Your answer must hold only the lines below from the line containing "void add_hoisted_latent_f16(const _Float16*" through the line containing "mma_chunk_gather_f32(ST& st, const", each reproduced exactly.

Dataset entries
# # # # #

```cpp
int HgScanner::run_once(const uint8_t *text, uint64_t nbytes, uint64_t bs1, uint64_t line_base, const PassRange &range, bool block_mode, hipStream_t stream,
                        HgScanOutput *out) {
  if (range.tile_hi > range.tile_lo && stream_wgs_per_cu_ == 0) stream_wgs_per_cu_ = hg_stream_blocks_per_cu(db_->filter_log2, db_->filter_wide, db_->dense);
  PassPlan p = plan_pass(text, nbytes, bs1, line_base, range, block_mode, stream);
  HG_TRY(hipEventRecord(ev_[0], stream), "event");
  if (p.ntiles && !fin_fallback_ && p.fin_nb > fin_alloc_)
    if (int rc = alloc_fin(p.fin_nb, stream)) return rc;
  p.bucketed = p.bucketed && d_fin_fill_;
  p.ca.bucket_cap = p.bucketed ? p.fin_cap : 0u;
  p.ca.bucket_fill = d_fin_fill_;
  fin_info_ = FinInfo{p.bucketed ? 1u : 0u, p.fin_shift, p.fin_nb, p.fin_cap, p.id_bits, p.to_bits, 0, 0, 0};
  hipLaunchKernelGGL(hg_reset_kernel, dim3(std::max<uint32_t>(1, std::min<uint32_t>((p.fin_nb + 255) / 256, 256))), dim3(256), 0, stream, d_counters_, static_cast<uint32_t>(HG_ST_ZERO_WORDS), d_final_,
                     range.cs0, range.piece0, d_fin_fill_, p.bucketed ? p.fin_nb : 0u, d_defer_count_, static_cast<uint32_t>(HG_CONFIRM_MODES * HG_DEFER_SHARDS));
  HG_TRY(hipGetLastError(), "reset launch");
  if (p.split) return HG_SPLIT;
  out->stream_launches = p.ntiles ? p.nchunks : 0;
  if (p.ntiles) {
    if (p.piped && !ev_side_done_[0])
      for (int i = 0; i < kMaxChunks; i++) {
        HG_TRY(hipEventCreate(&ev_k1_begin_[i]), "hipEventCreate");
        HG_TRY(hipEventCreate(&ev_k1_end_[i]), "hipEventCreate");
        HG_TRY(hipEventCreate(&ev_side_done_[i]), "hipEventCreate");
      }
    if (p.piped) {
      HG_TRY(hipEventRecord(ev_side_done_[kMaxChunks - 1], stream), "event");
      HG_TRY(hipStreamWaitEvent(p.side, ev_side_done_[kMaxChunks - 1], 0), "stream wait");
    }
    for (uint32_t c = 0; c < p.nchunks; c++) {
      if (p.piped && c >= 2) HG_TRY(hipStreamWaitEvent(stream, ev_side_done_[c - 2], 0), "stream wait");
      if (int rc = launch_stream(p, c, out)) return rc;
      if (int rc = launch_side(p, c)) return rc;
      if (p.bucketed && c + 1 == p.nchunks)
        if (int rc = finalize_last(p, c)) return rc;
      if (p.piped) HG_TRY(hipEventRecord(ev_side_done_[c], p.side), "event");
    }
    if (p.piped) HG_TRY(hipStreamWaitEvent(stream, ev_side_done_[p.nchunks - 1], 0), "stream wait");
  } else {
    HG_TRY(hipEventRecord(ev_[1], stream), "event");
    HG_TRY(hipEventRecord(ev_[2], stream), "event");
  }
  HG_TRY(hipMemcpyAsync(h_counters_, d_counters_, HG_ST_WORDS * 4, hipMemcpyDeviceToHost, stream), "copy state");
  if (p.bucketed) HG_TRY(hipEventRecord(ev_[3], stream), "event");
  HG_TRY(hipStreamSynchronize(stream), "stream sync (scan kernels)");
  if (p.piped) {
    uint32_t late = 0;
    for (uint32_t c = 0; c < p.nchunks; c++) {
      float ms = 0;
      (void)hipEventElapsedTime(&ms, ev_k1_begin_[c], ev_k1_end_[c]);
      out->ms_stream += ms;
      if (c >= 1 && hipEventElapsedTime(&ms, ev_k1_end_[c], ev_side_done_[c - 1]) == hipSuccess && ms > 0) late++;
    }
    side_bound_ = late * 2 > p.nchunks - 1;
  }

  out->joiner_tiles = h_counters_[HG_CNT_JOIN_TILES];
  const uint64_t n_raw = p.bucketed ? h_counters_[HG_ST_FIN_TOTAL + 1] : h_counters_[HG_CNT_HITS];
  if (int rc = regrow(p, n_raw)) return rc;
  fin_expect_hits_ = n_raw;
  const uint64_t n_pieces = block_mode ? 1 : !range.last ? 0 : h_final_->L - line_base + (nbytes > h_final_->cs ? hg_pieces(nbytes - h_final_->cs, bs1) : 0);
  uint32_t n = static_cast<uint32_t>(n_raw);
  const HgHit *fin_hits = d_hits_raw_;
  const HgHitAux *fin_aux = d_aux_raw_;
  if (n && d_min_lengths_) {
    if (int rc = minlen_pass(text, &n, p.stream)) return rc;
    fin_hits = d_minlen_hits_;
    fin_aux = d_minlen_aux_;
  }
// ... 320 lines not shown
```

Baseline: 5239.

## Add ratio-based chunk planning, optional tile stream, and per-chunk defer counters

Adds a planner that cuts the pipelined stream into geometrically shrinking chunks based on a measured or user-given ratio of side-pass cost to stream cost. It also adds an optional separate stream for the tile-scan kernels so they can overlap with verify. Both are off by default. What does run by default: per-chunk slices of the deferred-count buffer replace the per-chunk memset, and finalize work-list counters come from the already-zeroed state words instead of a memset per range. These default-on pieces remove a few small memset launches, while the rest adds complexity and more events.

```diff
diff --git a/hypergrep_amd/build.py b/hypergrep_amd/build.py
--- a/hypergrep_amd/build.py
+++ b/hypergrep_amd/build.py
@@ -21,7 +21,7 @@
 
 HIP_SOURCES = ["hg_stream.hip", "hg_kernels.hip", "hg_always_on.hip", "hg_huge.hip", "hg_som.hip", "hg_comb.hip", "hg_invert.hip", "hg_context.hip", "hg_parts.hip", "hg_segments.hip", "hg_segctx.hip", "hg_segparts.hip", "hg_gather.hip", "hg_counts.hip", "hg_flows.hip", "hg_batch.hip", "hg_engine.hip", "hg_capi.hip", "hg_shim.hip", "hg_hsface.hip"]
 CXX_SOURCES = ["hg_compile.cpp"]
-HEADERS = ["hg_mem.h", "hg_db.h", "hg_core.h", "hg_post.h", "hg_engine.h", "hg_compile.h", "hg_synth.h", "hg_confirm_dev.h", "hg_sink_dev.h", "hg_tables_dev.h", "hg_som.h", "hg_comb.h", "hg_invert.h", "hg_context.h", "hg_parts.h", "hg_parts_dev.h", "hg_segments.h", "hg_segctx.h", "hg_segparts.h", "hg_gather.h", "hg_counts.h", "hg_wave_dev.h", "hg_flows.h", "hg_flow_rules.h", "hg_batch.h", "hg_batch_launch.h"]
+HEADERS = ["hg_mem.h", "hg_db.h", "hg_core.h", "hg_post.h", "hg_engine.h", "hg_compile.h", "hg_synth.h", "hg_confirm_dev.h", "hg_sink_dev.h", "hg_tables_dev.h", "hg_som.h", "hg_comb.h", "hg_invert.h", "hg_context.h", "hg_parts.h", "hg_parts_dev.h", "hg_segments.h", "hg_segctx.h", "hg_segparts.h", "hg_gather.h", "hg_counts.h", "hg_wave_dev.h", "hg_flows.h", "hg_flow_rules.h", "hg_batch.h", "hg_batch_launch.h", "hg_plan.h"]
 
 
 def _hipcc() -> str:
diff --git a/hypergrep_amd/csrc/hg_engine.h b/hypergrep_amd/csrc/hg_engine.h
--- a/hypergrep_amd/csrc/hg_engine.h
+++ b/hypergrep_amd/csrc/hg_engine.h
@@ -17,6 +17,7 @@
 #include "hg_gather.h"
 #include "hg_counts.h"
 #include "hg_mem.h"
+#include "hg_plan.h"
 #include "hg_post.h"
 
 #ifndef HG_STREAM_WG_WAVES
@@ -32,7 +33,7 @@
   uint32_t pattern;
   uint32_t rank;
 };
-enum { HG_ST_MINLEN_KEPT = 16, HG_ST_FIN_TOTAL = 24, HG_ST_SELECTED = 28, HG_ST_FINAL = 32, HG_ST_WORDS = 36, HG_ST_ZERO_WORDS = 32,
+enum { HG_ST_FIN_LISTS = 8, HG_ST_FIN_LIST_PAIRS = 3, HG_ST_MINLEN_KEPT = 16, HG_ST_FIN_TOTAL = 24, HG_ST_SELECTED = 28, HG_ST_FINAL = 32, HG_ST_WORDS = 36, HG_ST_ZERO_WORDS = 32,
        HG_ST_BLOCK_DONE = 40 };
 enum { HG_CNT_CANDS = 0, HG_CNT_HITS = 1, HG_CNT_CAND_NEED = 2, HG_CNT_HIT_NEED = 3, HG_CNT_DEFER_NEED = 4,
        HG_CNT_HITS_WRAPPED = 5,
@@ -292,6 +293,9 @@
   uint64_t chunk_tiles = 0;
   uint32_t max_chunks = 0;
   std::vector<double> chunk_weights;
+  double chunk_ratio = 0;
+  bool chunk_ratio_auto = false;
+  long tile_stream = -1;
   long stream_wgs_per_cu = 0;
   long joiner = -1;
   bool joiner_ahead = false;
@@ -403,6 +407,7 @@
   HgHitAux *d_acc_aux_ = nullptr;
   uint64_t acc_cap_ = 0;
   bool side_bound_ = false;
+  double plan_rho_[2] = {0, 0};
   uint64_t *d_key_a_ = nullptr, *d_key_b_ = nullptr;
   uint32_t *d_perm_a_ = nullptr, *d_perm_b_ = nullptr;
   uint8_t *d_keep_ = nullptr;
@@ -416,12 +421,16 @@
   hipEvent_t ev_[4] = {nullptr, nullptr, nullptr, nullptr};
   static constexpr int kMaxChunks = 64;
   hipStream_t side_stream_ = nullptr;
+  hipStream_t tile_stream_ = nullptr;
+  hipEvent_t ev_tiles_[kMaxChunks] = {};
+  hipEvent_t ev_join_done_[kMaxChunks] = {};
   hipEvent_t ev_tile_done_ = nullptr;
   hipEvent_t ev_fin_early_ = nullptr;
   hipEvent_t ev_k1_begin_[kMaxChunks] = {}, ev_k1_end_[kMaxChunks] = {}, ev_side_done_[kMaxChunks] = {};
   uint32_t *d_fin_fill_ = nullptr, *d_fin_kept_ = nullptr, *d_fin_total_ = nullptr, *d_fin_big_ = nullptr;
   bool fin_fallback_ = false;
   uint32_t fin_alloc_ = 0;
+  uint32_t fin_ranges_ = 0;
   uint32_t fin_epoch_ = 0;
   FinInfo fin_info_{};
   uint64_t fin_expect_hits_ = 0;
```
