@@ -716,9 +717,7 @@
 template <int MB, int DEPTH = NJF_F16_GATHER_DEPTH>
 __device__ __forceinline__ void add_hoisted_latent_f16(const _Float16* __restrict__ gz, const PointGeom& g, int hh,
                                                        f32x16 (&h)[MB], const Footprint* shared = nullptr) {
-#ifdef NJF_ABLATE_GATHER
-  return;
-#endif
+  if (!NJF_GATHER) return;
   Footprint f;
   if (shared != nullptr) f = *shared;
   else point_footprint(g, f);
@@ -851,6 +850,88 @@
   o[15] = 0.59004358992664352f * x * (-x2 + 3.0f * y2);
 }
 
+template <int KB0, bool RELU, int KBI, class ST>
+__device__ __forceinline__ void mma_chunk_gather_f32(ST& st, const float* __restrict__ wl, int lane, const f32x16 (&in)[KBI],
+                                                     f32x16 (&out)[4], const float* __restrict__ gz, const PointGeom& g) {
+  static_assert(NJF_DMA_ROUNDS == 8, "one DMA round behind every second group of blocks 0 and 1");
+  constexpr int DEPTH = 2;
+  constexpr int FIRST = 4;
+  Footprint f;
+  point_footprint(g, f);
+  const float* gb = gz + (size_t)g.gofs + 4 * (lane >> 5);
+  const float* p[4] = {gb + f.t00, gb + f.t01, gb + f.t10, gb + f.t11};
+  const float w[4] = {f.w00, f.w01, f.w10, f.w11};
+  f32x4 v[DEPTH][4];
+  auto issue = [&](int b) {
+    const float* src = p[b & 3] + 32 * (b >> 2);
+#pragma unroll
+    for (int q = 0; q < 4; ++q) v[b % DEPTH][q] = *(const f32x4*)(src + 8 * q);
+  };
+  auto fold = [&](int m, int i) {
+    const int t = i >> 4, r = i & 15, b = 4 * m + t;
+    if (t == 0) {
+      out[m][r] = fmaf(v[b % DEPTH][r >> 2][r & 3], w[0], out[m][r]);
+    } else {
+      float acc = out[m][r];
+      asm("v_fmac_f32 %0, %1, %2" : "+v"(acc) : "v"(v[b % DEPTH][r >> 2][r & 3]), "v"(w[t]));
+      out[m][r] = acc;
+    }
+  };
+  auto refill = [&](int m, int t) {
+    asm volatile("" : "+v"(out[m]) : : "memory");
+    if (4 * m + t + DEPTH < 16) issue(4 * m + t + DEPTH);
+  };
+  auto folded = [](int n) { return n <= FIRST ? 0 : (n - FIRST) * 64 / (32 - FIRST); };
+  if (NJF_GATHER) {
+#pragma unroll
+    for (int b = 0; b < DEPTH; ++b) issue(b);
+  }
+  const float* base = wl + lane * 4;
+  f32x16 bin[2];
+  f32x4 a = *(const f32x4*)base;
+#pragma unroll
+  for (int m = 0; m < 4; ++m) {
+#pragma unroll
+    for (int kq = 0; kq < 8; ++kq) {
+      const int kb = kq >> 2, q = kq & 3, gi = 8 * m + kq;
+      f32x4 n = a;
+      if (gi + 1 < 32) n = *(const f32x4*)(base + (((gi + 1) & 7) * 4 + ((gi + 1) >> 3)) * 256);
+      if (gi < 16 && (gi & 1) == 0) dma_issue(st, gi >> 1);
+#pragma unroll
+      for (int e = 0; e < 4; ++e) {
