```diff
@@ -384,6 +388,7 @@
         for (int f = 0; f < 3; ++f) opt_in(k.step[f], e->step_lds);
         for (int f = 0; f < 2; ++f) opt_in(k.rollout[f], f == 1 && k.image ? 4 * e->image_wave_bytes : e->step_lds);
         for (int f = 0; f < 3; ++f) opt_in(k.rollout_sub[f], k.sub_wave * e->step_lds);
+        opt_in(e->image_rollout, image_rollout_lds_bytes(e->image_wave_bytes));
         with_obs_type(p.obs_f64 != 0, [&](auto tag) { opt_in(&reset_kernel<decltype(tag)>, e->reset_lds); });
         if (err != hipSuccess) rc = fail(MATE_EHIP, "hipFuncSetAttribute failed: %s", hipGetErrorString(err));
     }
@@ -1173,7 +1178,9 @@
     if (auto_reset != 1) g.done_count = nullptr;
     Timed t;
     { const int rc_ = take_timing_events(e, true, &t); if (rc_ != MATE_OK) return rc_; }
-    const LaunchPlan pl = plan_rollout_random(e, g);
+    bool successor = false;
+    const LaunchPlan pl = plan_rollout_random(e, g, &successor);
+    if (successor) g.rotate_prio = e->sw.rollout_rotate ? e->sw.rollout_prio : kPrioNone;
     e->last_flow = pl.last_flow;
     hipExtLaunchKernelGGL(pl.step, dim3(pl.blocks), dim3(pl.threads), pl.lds, stream, t.a, t.b, 0, (const Params *)e->d_params, (const Ptrs)g);
     HIP_TRY(hipGetLastError());
@@ -1667,6 +1674,15 @@
 }
 
 extern "C" int mate_engine_last_flow(const mate_engine *e) { return e ? e->last_flow : MATE_EINVAL; }
+extern "C" int mate_engine_rollout_successor(const mate_engine *e) {
+    if (!e) return MATE_EINVAL;
+    Ptrs g = e->g;
+    g.tape_ct = nullptr; g.tape_goal = nullptr;
+    if (!g.cam_obs) g.cam_obs = (void *)e; if (!g.tgt_obs) g.tgt_obs = (void *)e; if (!g.scalars) g.scalars = (float *)e;
+    bool successor = false;
+    (void)plan_rollout_random(e, g, &successor);
+    return successor ? 1 : 0;
+}
 
 extern "C" int mate_engine_set_store_form(mate_engine *e, int32_t shifted) {
     if (!e) return fail(MATE_EINVAL, "null engine");
diff --git a/mate_amd/engine.py b/mate_amd/engine.py
--- a/mate_amd/engine.py
+++ b/mate_amd/engine.py
@@ -826,6 +826,10 @@
     def last_flow(self):
         return int(self.lib.mate_engine_last_flow(self._h))
 
+    @property
+    def rollout_successor(self):
+        return int(self.lib.mate_engine_rollout_successor(self._h)) == 1
+
     def unpack_masks(self, masks=None, words_host=None):
         words = (words_host if words_host is not None else (self.masks if masks is None else masks).cpu().numpy()).astype(np.uint32)
         N, Nc, Nt, No = self.num_envs, self.num_cameras, self.num_targets, self.num_obstacles
```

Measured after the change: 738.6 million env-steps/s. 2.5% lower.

# # # # #

▶ **Output of the task**:
 __device__ __forceinline__ void add_hoisted_latent_f16(const _Float16* __restrict__ gz, const PointGeom& g, int hh,
                                                        f32x16 (&h)[MB], const Footprint* shared = nullptr) {
-#ifdef NJF_ABLATE_GATHER
-  return;
-#endif
+  if (!NJF_GATHER) return;
   Footprint f;
   if (shared != nullptr) f = *shared;
   else point_footprint(g, f);
@@ -851,6 +850,88 @@
   o[15] = 0.59004358992664352f * x * (-x2 + 3.0f * y2);
 }
 
+template <int KB0, bool RELU, int KBI, class ST>
+__device__ __forceinline__ void mma_chunk_gather_f32(ST& st, const float* __restrict__ wl, int lane, const f32x16 (&in)[KBI],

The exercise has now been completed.